### What the task requires
Take the material below and output exactly the run of lines from the one containing "if (jj > jtop) jtop = jj;" down to the one containing "sink_y = M;", with both included.
────────────────────
__host__ __device__ inline bool gapless_job_shortcut(const uint32_t* __restrict__ str_words, const uint32_t* __restrict__ genome,
                                                     const uint32_t po, const uint32_t M, const uint32_t to, const uint32_t N, const uint32_t band,
                                                     const int32_t match, const int32_t mismatch, const int32_t max_gap_open,
                                                     int32_t& score, uint32_t& sink_x, uint32_t& sink_y, const bool one_gap = true)
{
    if (M < 1u || to == 0u || N < M + band - 1u) return false;
    const uint32_t j0 = band / 2u;
    const int32_t o = -max_gap_open, lim = !one_gap ? o : (o + match - mismatch < 2 * o ? o + match - mismatch : 2 * o);
    const uint32_t mm_max = (uint32_t)((lim - 1) / match);
    int32_t h = 0, best = 0, f1 = (int32_t)M, f2 = (int32_t)M, l1 = -1, l2 = -1; uint32_t end = 0, prev = 0, mm0 = 0;
    for (uint32_t i = 0; i < M && mm0 <= mm_max; i += 16u) {
        const uint32_t cnt = M - i < 16u ? M - i : 16u;
        uint32_t d = job_diff_bits(str_words, genome, po, to + j0, i, cnt);
        while (d && mm0 <= mm_max) {
            const uint32_t bit = 31u - nvb_clz(d);
            const uint32_t p = i + (cnt - 1u - (bit >> 1));
            d &= ~(1u << bit);
            h += match * (int32_t)(p - prev);
            if (h >= best) { best = h; end = p; }
            h += mismatch; h = h > 0 ? h : 0;
            if (mm0 == 0u) f1 = (int32_t)p; else if (mm0 == 1u) f2 = (int32_t)p;
            l2 = l1; l1 = (int32_t)p;
            prev = p + 1u; ++mm0;
        }
    }
    if (mm0 > mm_max) return false;
    h += match * (int32_t)(M - prev);
    if (h >= best) { best = h; end = M; }
    const int32_t delta = match * (int32_t)M - best;
    if (delta >= lim) return false;
    const bool gap1 = delta >= o;
    const uint32_t U = gap1 ? (uint32_t)((delta - o) / match) : 0u;
    if (gap1 && 2u * U + 1u > M) return false;
    const uint32_t hi = M - 1u - U;
    int32_t fa = f1 >= (int32_t)U ? f1 : (f2 >= (int32_t)U ? f2 : (int32_t)(M - U)), ba = l1 <= (int32_t)hi ? l1 : (l2 <= (int32_t)hi ? l2 : (int32_t)U - 1);
    fa = fa > (int32_t)hi ? (int32_t)(M - U) : fa; ba = ba < (int32_t)U ? (int32_t)U - 1 : ba;
    int32_t fb = INT_MIN, bb = INT_MAX; uint32_t fd = j0, bd = j0;
    const bool perfect = (mm0 == 0u);
    const uint32_t t = (uint32_t)(delta / match);
    const uint32_t c16 = M < 16u ? M : 16u;
    const uint32_t r0 = be2_window(str_words, po, c16) >> (32u - 2u * c16);
    const uint32_t wi = to >> 4, r = to & 15u, wl = (to + N - 1u) >> 4;
    const uint32_t g0 = genome[wi], g1 = (wi + 1u <= wl) ? genome[wi + 1u] : 0u;
    const uint32_t g2 = (wi + 2u <= wl) ? genome[wi + 2u] : 0u, g3 = (wi + 3u <= wl) ? genome[wi + 3u] : 0u;
    uint32_t rE = 0, e0 = 0, e1 = 0, e2 = 0, e3 = 0, mF = 0, mB = 0;
    const uint32_t te = to + M - c16, we = te >> 4;
    if (gap1) {
        rE = be2_window(str_words, po + M - c16, c16) >> (32u - 2u * c16);
        e0 = genome[we]; e1 = (we + 1u <= wl) ? genome[we + 1u] : 0u; e2 = (we + 2u <= wl) ? genome[we + 2u] : 0u; e3 = (we + 3u <= wl) ? genome[we + 3u] : 0u;
        mF = diff_row_mask(0u, c16, U, hi); mB = diff_row_mask(M - c16, c16, U, hi);
    }
    uint32_t jtop = j0;
    for (uint32_t jj = 0; jj < band; ++jj) {
        if (jj == j0) continue;
        const uint32_t x = (text_window16(g0, g1, g2, g3, r + jj) >> (32u - 2u * c16)) ^ r0, dx = (x | (x >> 1)) & 0x55555555u;
        if (gap1) {
            const uint32_t y = (text_window16(e0, e1, e2, e3, (te & 15u) + jj) >> (32u - 2u * c16)) ^ rE, dy = (y | (y >> 1)) & 0x55555555u & mB;
            int32_t F, B;
            if ((dx & mF) && dy) { F = (int32_t)(c16 - 1u - ((31u - nvb_clz(dx & mF)) >> 1)); B = (int32_t)(M - 1u - ((31u - nvb_clz(dy & (0u - dy))) >> 1)); }
            else job_diff_span(str_words, genome, po, to + jj, U, hi, F, B);
            if (F > fa) { fb = fa; fa = F; fd = jj; } else if (F > fb) fb = F;
            if (B < ba) { bb = ba; ba = B; bd = jj; } else if (B < bb) bb = B;
        }
        if (nvb_popc(dx) > t) continue;
        if (job_differences(str_words, genome, po, M, to + jj, t) > t) continue;
        if (!perfect) return false;
        if (jj > jtop) jtop = jj;
    }
    if (gap1 && (fd != bd ? (int64_t)ba - fa : ((int64_t)ba - fb < (int64_t)bb - fa ? (int64_t)ba - fb : (int64_t)bb - fa)) <= (int64_t)U - 1) return false;
    score = best;
    if (perfect) { sink_x = M + jtop; sink_y = M; }
    else         { sink_x = end + j0; sink_y = end; }
    return true;
}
────────────────────
### Output for this task
        if (jj > jtop) jtop = jj;
    }
    if (gap1 && (fd != bd ? (int64_t)ba - fa : ((int64_t)ba - fb < (int64_t)bb - fa ? (int64_t)ba - fb : (int64_t)bb - fa)) <= (int64_t)U - 1) return false;
    score = best;
    if (perfect) { sink_x = M + jtop; sink_y = M; }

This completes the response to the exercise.